Alex slips into numbness after the loss of his friend. During Alex’s time in the army and in the war, Frank never responds to any of his letters. Eventually, Alex’s unit is given leave to go to Nice for rest. Frank finally responds, apologizing for his long silence and telling Alex that he avoided contact due to his own shame that his younger brother enlisted when he did not. At Alex’s request, he provides Alex with Monsieur Shäfer’s address, and Alex tracks Monsieur Shäfer down in Nice. Monsieur Shäfer is at first reluctant to speak to Alex, but he eventually tells the young man that although he did everything he could to save Charlie, he believes that she is dead. He gives Alex the final letter that Charlie was writing to him when the police took her away.

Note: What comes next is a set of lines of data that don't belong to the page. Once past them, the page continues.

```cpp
int tdc_gpu_ctx_set_profiling(tdc_gpu_ctx* ctx, int enabled) {
    return guarded(ctx, [&] {
        Ctx& c = ctx->c;
        if (enabled && !c.ev_pool) {
            c.ev_pool_size = 16384; c.pend_cap = 8192;
            c.ev_pool = (hipEvent_t*)calloc(c.ev_pool_size, sizeof(hipEvent_t));
            c.pend = (Ctx::Pending*)calloc(c.pend_cap, sizeof(Ctx::Pending));
            if (!c.ev_pool || !c.pend) throw std::bad_alloc();
            for (int i = 0; i < c.ev_pool_size; ++i) HIP_TRY(hipEventCreate(&c.ev_pool[i]));
        }
        c.profiling = enabled != 0;
    });
}

void tdc_gpu_ctx_reset_profile(tdc_gpu_ctx* ctx) {
    if (!ctx) return;
    for (auto& k : ctx->c.kprof) k = KernelProfile();
}

const char* tdc_gpu_ctx_kernel_profile(const tdc_gpu_ctx* ctx, int idx, double* ms, uint64_t* launches, uint64_t* bytes) {
    static const char* names[K_CLASS_COUNT] = {
        "rs_scatter_kernel<u64>", "rs_scatter_kernel<u32>", "rs_count_kernel", "scan_kernels",
        "sa_groups_kernel", "sa_build_keys_kernel", "phi_kernel", "plcp_kernel", "cand_kernels",
        "level_init_kernel", "mis_round_kernel", "resolve_kernel", "push_kernel", "apply_kernel", "pool_kernels", "small_level_kernel", "window_levels_kernel",
        "flatten_round_kernel", "gaps_kernel", "literal_hist_kernel", "tile_bits_kernel", "pack_kernel", "extract_kernels",
        "ss_leaf_sort_kernel", "sa_local_sort_kernel", "window_scatter_kernels",
        "ws_leaf_sort_kernel", "ws_leaf_count_kernel", "ws_run_kernels", "fs_image_kernel" };
    if (!ctx || idx < 0 || idx >= K_CLASS_COUNT) return nullptr;
    const KernelProfile& k = ctx->c.kprof[idx];
    if (ms) *ms = k.ms;
    if (launches) *launches = k.launches;
    if (bytes) *bytes = k.bytes;
    return names[idx];
}

size_t tdc_gpu_arena_bytes(size_t n) { return arena_need(n); }

int tdc_gpu_device_memory(int device, size_t* free_bytes, size_t* total_bytes) {
    if (!free_bytes || !total_bytes) return TDC_GPU_ERR_ARG;
    int count = 0;
    if (hipGetDeviceCount(&count) != hipSuccess || device < 0 || device >= count) { (void)hipGetLastError(); return TDC_GPU_ERR_ARG; }
    DeviceGuard dg(device);
    if (dg.enter() != hipSuccess || hipMemGetInfo(free_bytes, total_bytes) != hipSuccess) { (void)hipGetLastError(); return TDC_GPU_ERR_HIP; }
    return TDC_GPU_OK;
}

int tdc_gpu_ctx_reserve(tdc_gpu_ctx* ctx, size_t n) {
    return guarded(ctx, [&] { reserve_arena(ctx->c, arena_need(ctx->c, n)); });
}

int tdc_gpu_host_register(void* p, size_t bytes) {
    if (!p || !bytes) return TDC_GPU_ERR_ARG;
    if (hipHostRegister(p, bytes, hipHostRegisterPortable) != hipSuccess) { (void)hipGetLastError(); return TDC_GPU_ERR_HIP; }
    return TDC_GPU_OK;
}
int tdc_gpu_host_unregister(void* p) {
    if (!p) return TDC_GPU_ERR_ARG;
    if (hipHostUnregister(p) != hipSuccess) { (void)hipGetLastError(); return TDC_GPU_ERR_HIP; }
    return TDC_GPU_OK;
}

int tdc_gpu_device_count(void) {
    int count = 0;
    if (hipGetDeviceCount(&count) != hipSuccess) { (void)hipGetLastError(); return 0; }
    return count;
}

void* tdc_gpu_host_alloc(size_t bytes) {
    void* p = nullptr;
    if (hipHostMalloc(&p, bytes ? bytes : 1, hipHostMallocDefault) != hipSuccess) { (void)hipGetLastError(); return nullptr; }
    return p;
}
void tdc_gpu_host_free(void* p) { if (p) (void)hipHostFree(p); }

size_t tdc_escape(const uint8_t* in, size_t n, uint8_t* out) {
    size_t o = 0;
    for (size_t i = 0; i < n; ++i) {
        const uint8_t ch = in[i];
        if (ch == 0x00) { out[o++] = 0xFF; out[o++] = 0xFE; }
        else if (ch == 0xFF) { out[o++] = 0xFF; out[o++] = 0xFF; }
        else out[o++] = ch;
    }
    out[o++] = 0;
    return o;
}

size_t tdc_unescape(const uint8_t* in, size_t n, uint8_t* out) {
    size_t o = 0;
    if (n && in[n - 1] == 0) --n;
    for (size_t i = 0; i < n; ++i) {
        const uint8_t ch = in[i];
        if (ch == 0xFF && i + 1 < n) { const uint8_t d = in[++i]; out[o++] = (d == 0xFE) ? 0x00 : d; }
        else out[o++] = ch;
    }
    return o;
}

int tdc_huffman_selfcheck(void) { return huffman_selfcheck() ? TDC_GPU_OK : TDC_GPU_ERR_INTERNAL; }

int tdc_huffman_table(const uint32_t counts[256], uint32_t* sigma, uint32_t* longest, uint8_t order[256],
                      uint8_t len_of[256], uint64_t code_of[256]) {
    if (!counts) return TDC_GPU_ERR_ARG;
    try {
        HuffTable t;
        build_huffman_table(counts, &t);
        if (sigma) *sigma = t.sigma;
        if (longest) *longest = t.longest;
        if (order) memcpy(order, t.order, 256);
        if (len_of) memcpy(len_of, t.len_of, 256);
        if (code_of) memcpy(code_of, t.code_of, 256 * sizeof(uint64_t));
    } catch (...) { return TDC_GPU_ERR_OOM; }
    return TDC_GPU_OK;
}

}
```

tudocomp_amd/csrc/common.hpp:

```cpp
#pragma once

#include <hip/hip_runtime.h>
#include <stdint.h>
#include <stddef.h>
#include <stdio.h>
#include <string.h>

namespace tdc {

typedef uint8_t  u8;
typedef uint32_t u32;
typedef uint16_t u16;
typedef uint64_t u64;

constexpr u32 NONE32 = 0xFFFFFFFFu;
constexpr int WAVE = 64;

enum {
    TDC_OK = 0,
    TDC_ERR_HIP = -1,
    TDC_ERR_ARG = -2,
    TDC_ERR_NO_SENTINEL = -3,
    TDC_ERR_TOO_LARGE = -4,
    TDC_ERR_OOM = -5,
    TDC_ERR_UNSUPPORTED = -6,
    TDC_ERR_INTERNAL = -7,
};

struct HipError { hipError_t e; const char* file; int line; };

#define HIP_TRY(expr)                                                                  \
    do {                                                                               \
        hipError_t _e = (expr);                                                        \
        if (_e != hipSuccess) throw ::tdc::HipError{_e, __FILE__, __LINE__};           \
    } while (0)

inline unsigned bits_for(u64 v) {
    unsigned b = 0;
    if (v == 0) return 1;
    while (v) { ++b; v >>= 1; }
    return b;
}

inline size_t align_up(size_t x, size_t a) { return (x + a - 1) / a * a; }
inline unsigned cdiv(size_t a, size_t b) { return (unsigned)((a + b - 1) / b); }

struct Arena {
    char* base = nullptr;
    size_t size = 0;
    size_t top = 0;
    size_t high = 0;

    size_t top_hi = 0;

    void* alloc(size_t bytes) {
        size_t off = align_up(top, 256);
        if (off + bytes > size - top_hi) throw HipError{hipErrorOutOfMemory, "arena", (int)__LINE__};
        top = off + bytes;
        if (top > high) high = top;
        return base + off;
    }
    template <typename T> T* get(size_t count) { return (T*)alloc(count * sizeof(T)); }
    void* alloc_top(size_t bytes) {
        if (bytes + top_hi + 256 > size) throw HipError{hipErrorOutOfMemory, "arena (top)", (int)__LINE__};
        const size_t off = (size - top_hi - bytes) & ~(size_t)255;
        if (off < top) throw HipError{hipErrorOutOfMemory, "arena (top)", (int)__LINE__};
        top_hi = size - off;
        return base + off;
    }
    template <typename T> T* get_top(size_t count) { return (T*)alloc_top(count * sizeof(T)); }
    void release_top() { top_hi = 0; }
    size_t mark() const { return top; }
    void release(size_t m) { top = m; }
};

enum KernelClass {
    K_RS_SCATTER_U64 = 0, K_RS_SCATTER_U32, K_RS_COUNT, K_SCAN,
    K_SA_RANK_SCATTER, K_SA_BUILD_KEYS, K_PHI, K_PLCP, K_CAND,
    K_LEVEL_INIT, K_MIS_ROUND, K_RESOLVE, K_PUSH, K_APPLY, K_POOL, K_SMALL_LEVEL, K_WINDOW_LEVELS,
    K_FLATTEN_ROUND, K_ENC_GAPS, K_ENC_HIST, K_ENC_TILE_BITS, K_ENC_PACK, K_EXTRACT, K_SS_LEAF, K_SA_LOCAL_SORT, K_WINDOW_SCATTER,
    K_WS_LEAF_SORT, K_WS_LEAF_COUNT, K_WS_RUN, K_FS_IMAGE,
    K_CLASS_COUNT
};

struct KernelProfile {
    double ms = 0;
    u64 launches = 0;
    u64 bytes = 0;
};

#ifdef __HIPCC__
static __global__ void publish_words_kernel(const uint32_t* __restrict__ src, uint32_t nwords, uint32_t* host_dst, uint32_t* host_flag,
                                            uint32_t seq) {
    for (uint32_t i = threadIdx.x; i < nwords; i += blockDim.x)
        __hip_atomic_store(&host_dst[i], src[i], __ATOMIC_RELAXED, __HIP_MEMORY_SCOPE_SYSTEM);
    __syncthreads();
    if (threadIdx.x == 0) {
        __threadfence_system();
        __hip_atomic_store(host_flag, seq, __ATOMIC_RELEASE, __HIP_MEMORY_SCOPE_SYSTEM);
    }
}
#endif

struct Ctx {
    int device = 0;
    hipStream_t stream = nullptr;
    Arena arena;
    hipEvent_t ev[16] = {};
    void* pinned = nullptr;
    size_t pinned_size = 0;
    void* pinned_tab = nullptr;
    size_t pinned_tab_size = 0;
    u8* pinned_hdr = nullptr;
    static constexpr size_t PINNED_HDR = 65536;
    void* pinned_table(size_t bytes) {
        if (pinned_tab_size < bytes) {
            if (pinned_tab) { (void)hipHostFree(pinned_tab); pinned_tab = nullptr; pinned_tab_size = 0; }
            HIP_TRY(hipHostMalloc(&pinned_tab, bytes, hipHostMallocDefault));
            pinned_tab_size = bytes;
        }
        return pinned_tab;
    }
    static constexpr u32 ZC_SEG_OFF = 1040, ZC_WORDS = 1040 + 16384;
    static constexpr u32 ZC_BLOCKS = 3;
    u32* zc_host = nullptr;
    u32* zc_dev = nullptr;
    u32 zc_seq = 0;
    int fast_read = 1;
    u32* d_err = nullptr;
    int sa_local_sort = 1;
    int radix_waves = 4;
    int plcp_samples = 1;
    bool huff_ok = true;
    int flen_bytes = 1;
    int eager_levels = 1;
    int level_purge = 1;
    int enc_rec = 1;
    int owner_rem = 8;
    int enc_early = 1;
    int fused_cand = 1;
    int sel_tile_counts = 1;
    int fs_pair = 1;
    int small_big = 1;
    int small_pipeline = 1;
    int sa_pairs = 1;
    int sa_stars = 1;
    int sa_refine = 1;
    int sa_fused_init = 1;
    int radix_lds = 1;
    int xcd_remap = 1;
    int window_src = 1;
    int window_lcut = 56;
    int window_halo = 320;
    size_t dec_seg = 0;
    bool phi_lazy = true;
    int dec_lean = 1;
    int dec_parse = 1;
    int window_force_fail = 0;
    int window_large_lists = 0;
    int ssort = 1;
    int ssort_levels = 0;
    int wsort = 1;
    size_t wsort_min = (size_t)1 << 20;
    int wsort_syms = 0;
    int wsort_kw = 0;
    int wsort_rounds = 24;
    int wsort_cmax = 24;
    int wsort_overlap = 1;
    int wsort_prehist = 1;
    bool wsort_count_nonheads = true;
    int sa_seg_bigcap = 65536;
    int sa_seg_rounds = 2;
    int wsort_run_streams = 1;
    int wsort_predig_skip = 4;
    int wsort_predig = 1;
    int wsort_two = 0;
    int wsort_leaf = 2048;
    int wsort_pack = 1024;
    int wsort_order = 1;
    int wsort_fuse = 1;
    int wsort_small = 0;
    int msd_partition = 1;
    int bucket_scatter = 1;
    int upload_tail_n = 3, upload_tail_pct = 60;
    int upload_chunks = 16;
    int flatten_steps = 1;
    int flatten_growth = 8;
    int sa_init_syms = 0;
    int dec_done = 1;
    int dec_log = 0, bwt_log = 0, pipe_log = 0, level_log = 0, wsort_log = 0, eager_dump = 0, small_prof = 0, arena_log = 0;

    u32 hist_cache[256] = {};
    const u8* hist_ptr = nullptr;
    size_t hist_n = 0;
    hipStream_t copy_stream = nullptr;
    hipStream_t aux_stream = nullptr;
    hipEvent_t ev_join = nullptr;
    static constexpr size_t CHUNK_EVENTS = 32;
    hipEvent_t ev_chunk[CHUNK_EVENTS] = {};
    hipEvent_t ev_dig2 = nullptr;
    struct WPre* wpre = nullptr;
    u8* d2h_host = nullptr;
    size_t d2h_cap = 0;
    size_t d2h_done = 0;

    bool profiling = false;
    KernelProfile kprof[K_CLASS_COUNT];
    struct Pending { hipEvent_t a, b; int cls; u64 bytes; };
    Pending* pend = nullptr;
    int npend = 0, pend_cap = 0;
    hipEvent_t* ev_pool = nullptr;
    int ev_pool_size = 0, ev_pool_used = 0;

    int prof_begin(int cls, u64 bytes) {
        if (!profiling || npend >= pend_cap || ev_pool_used + 2 > ev_pool_size) return -1;
        Pending& p = pend[npend];
        p.a = ev_pool[ev_pool_used++]; p.b = ev_pool[ev_pool_used++]; p.cls = cls; p.bytes = bytes;
        HIP_TRY(hipEventRecord(p.a, stream));
        return npend++;
    }
    void prof_end(int idx) { if (idx >= 0) HIP_TRY(hipEventRecord(pend[idx].b, stream)); }
    void wait_for(hipStream_t waiter, hipStream_t signaller) {
        HIP_TRY(hipEventRecord(ev_join, signaller));
        HIP_TRY(hipStreamWaitEvent(waiter, ev_join, 0));
    }
    struct ProfScope {
        Ctx& c; int idx;
        ProfScope(Ctx& ctx, int cls, u64 bytes) : c(ctx), idx(ctx.prof_begin(cls, bytes)) {}
        ~ProfScope() { if (idx >= 0) (void)hipEventRecord(c.pend[idx].b, c.stream); }
    };
    void prof_collect() {
        for (int i = 0; i < npend; ++i) {
            float t = 0;
            HIP_TRY(hipEventElapsedTime(&t, pend[i].a, pend[i].b));
            KernelProfile& k = kprof[pend[i].cls];
            k.ms += t; k.launches++; k.bytes += pend[i].bytes;
        }
        npend = 0; ev_pool_used = 0;
    }

    void ensure_arena(size_t bytes) {
        arena.top_hi = 0;
        if (arena.size >= bytes) { arena.top = 0; return; }
        if (arena.base) { HIP_TRY(hipFree(arena.base)); arena.base = nullptr; arena.size = 0; }
        HIP_TRY(hipMalloc((void**)&arena.base, bytes));
        if (arena_log) fprintf(stderr, "arena: %zu bytes at %p\n", bytes, (void*)arena.base);
        arena.size = bytes;
        arena.top = 0;
    }
#ifdef __HIPCC__
    bool read_words_fast(const void* dptr, void* out, size_t bytes) {
        if (!fast_read || !zc_host || bytes == 0 || bytes > 4096 || (bytes & 3) || ((uintptr_t)dptr & 3)) return false;
        const u32 seq = ++zc_seq;
        publish_words_kernel<<<1, 64, 0, stream>>>((const u32*)dptr, (u32)(bytes / 4), zc_dev, zc_dev + 1024, seq);
        if (hipGetLastError() != hipSuccess) return false;
        volatile u32* flag = zc_host + 1024;
        for (u64 spins = 0;; ++spins) {
            if (__atomic_load_n((const u32*)flag, __ATOMIC_ACQUIRE) == seq) break;
            if ((spins & 0xFFFF) == 0xFFFF) {
                const hipError_t q = hipStreamQuery(stream);
                if (q != hipSuccess && q != hipErrorNotReady) throw HipError{q, __FILE__, __LINE__};
            }
        }
        memcpy(out, zc_host, bytes);
        return true;
    }
    bool publish_begin(u32** dst, u32** flag, u32* seq, u32 block = 0) {
        if (!fast_read || !zc_host) return false;
        *seq = ++zc_seq; *dst = zc_dev + (size_t)block * ZC_WORDS; *flag = *dst + 1024;
        return true;
    }
    u32 publish_async(const void* dptr, size_t bytes, u32 block) {
        if (!fast_read || !zc_host || bytes == 0 || bytes > 4096 || (bytes & 3) || ((uintptr_t)dptr & 3) || block >= ZC_BLOCKS) return 0;
        u32 seq = ++zc_seq;
        if (seq == 0) seq = ++zc_seq;
        u32* dst = zc_dev + (size_t)block * ZC_WORDS;
        publish_words_kernel<<<1, 64, 0, stream>>>((const u32*)dptr, (u32)(bytes / 4), dst, dst + 1024, seq);
        return hipGetLastError() == hipSuccess ? seq : 0;
    }
    void publish_wait(u32 seq, void* out, size_t bytes, u32 block = 0) {
        volatile u32* flag = zc_host + (size_t)block * ZC_WORDS + 1024;
        for (u64 spins = 0;; ++spins) {
            if (__atomic_load_n((const u32*)flag, __ATOMIC_ACQUIRE) == seq) break;
            if ((spins & 0xFFFF) == 0xFFFF) {
                const hipError_t q = hipStreamQuery(stream);
                if (q != hipSuccess && q != hipErrorNotReady) throw HipError{q, __FILE__, __LINE__};
            }
        }
        memcpy(out, zc_host + (size_t)block * ZC_WORDS, bytes);
    }
#else
    bool read_words_fast(const void*, void*, size_t) { return false; }
#endif
    template <typename T> T read(const T* dptr) {
        T v;
        if (read_words_fast(dptr, &v, sizeof(T))) return v;
        T* h = (T*)pinned;
        HIP_TRY(hipMemcpyAsync(h, dptr, sizeof(T), hipMemcpyDeviceToHost, stream));
        HIP_TRY(hipStreamSynchronize(stream));
        return *h;
    }
    template <typename T> void read_n(const T* dptr, T* out, size_t count) {
        const size_t bytes = sizeof(T) * count;
        if (read_words_fast(dptr, out, bytes)) return;
        if (bytes <= pinned_size) {
            HIP_TRY(hipMemcpyAsync(pinned, dptr, bytes, hipMemcpyDeviceToHost, stream));
            HIP_TRY(hipStreamSynchronize(stream));
            memcpy(out, pinned, bytes);
        } else {
            HIP_TRY(hipMemcpyAsync(out, dptr, bytes, hipMemcpyDeviceToHost, stream));
            HIP_TRY(hipStreamSynchronize(stream));
        }
    }
};

struct StreamSwap {
    Ctx& c; hipStream_t saved;
    StreamSwap(Ctx& ctx, hipStream_t other) : c(ctx), saved(ctx.stream) { c.stream = other; }
    ~StreamSwap() { c.stream = saved; }
};

#define LAUNCH_CHECK() HIP_TRY(hipGetLastError())

#ifdef __HIPCC__

__device__ __forceinline__ int lane_id() { return threadIdx.x & 63; }

__device__ __forceinline__ u32 xcd_tile(u32 bid, u32 per_xcd) { return per_xcd ? (bid & 7u) * per_xcd + (bid >> 3) : bid; }
__device__ __forceinline__ int wave_id() { return threadIdx.x >> 6; }
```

Alex and his regiment are sent to Germany, where they come upon an outpost of the concentration camp at Dachau, which was the oldest and longest-running concentration camp in existence. Witnessing the horrors inflicted upon the Jewish people, Alex and his fellow soldiers help to liberate the camp, but Charlie is nowhere to be found. That night, he gets the same uncanny feeling that he did when Charlie appeared to him via the magic paper and rides out into the night searching for her, but instead he only finds the remains of a dead Jewish boy, frozen in the snow. He covers the boy with his jacket, the pocket of which still contains his portrait of Charlie.

Alex is finally discharged from the army, but he is determined to fulfill one last promise to Charlie before going home. In Paris, he finds the apartment building where Charlie lived, and the concierge confirms Alex’s worst fear: Charlie is dead. Devastated, Alex goes to Charlie’s room, where he finds that she has saved every illustration and every drawing that he has ever sent to her. Accepting Charlie’s death and the gravity of the situation, Alex sits at her desk where she wrote all of the letters to him and cries.

Alex returns to Bainbridge Island, Washington as a decorated war hero, and Frank is there to meet him at the dock. The two brothers embrace, reunited at last. Some years later, in Long Island, New York, Alex steps into the ocean with a paper lantern constructed from the pages of his latest successful comic book. He lights the lantern and sends it off over the ocean in memory of Charlie.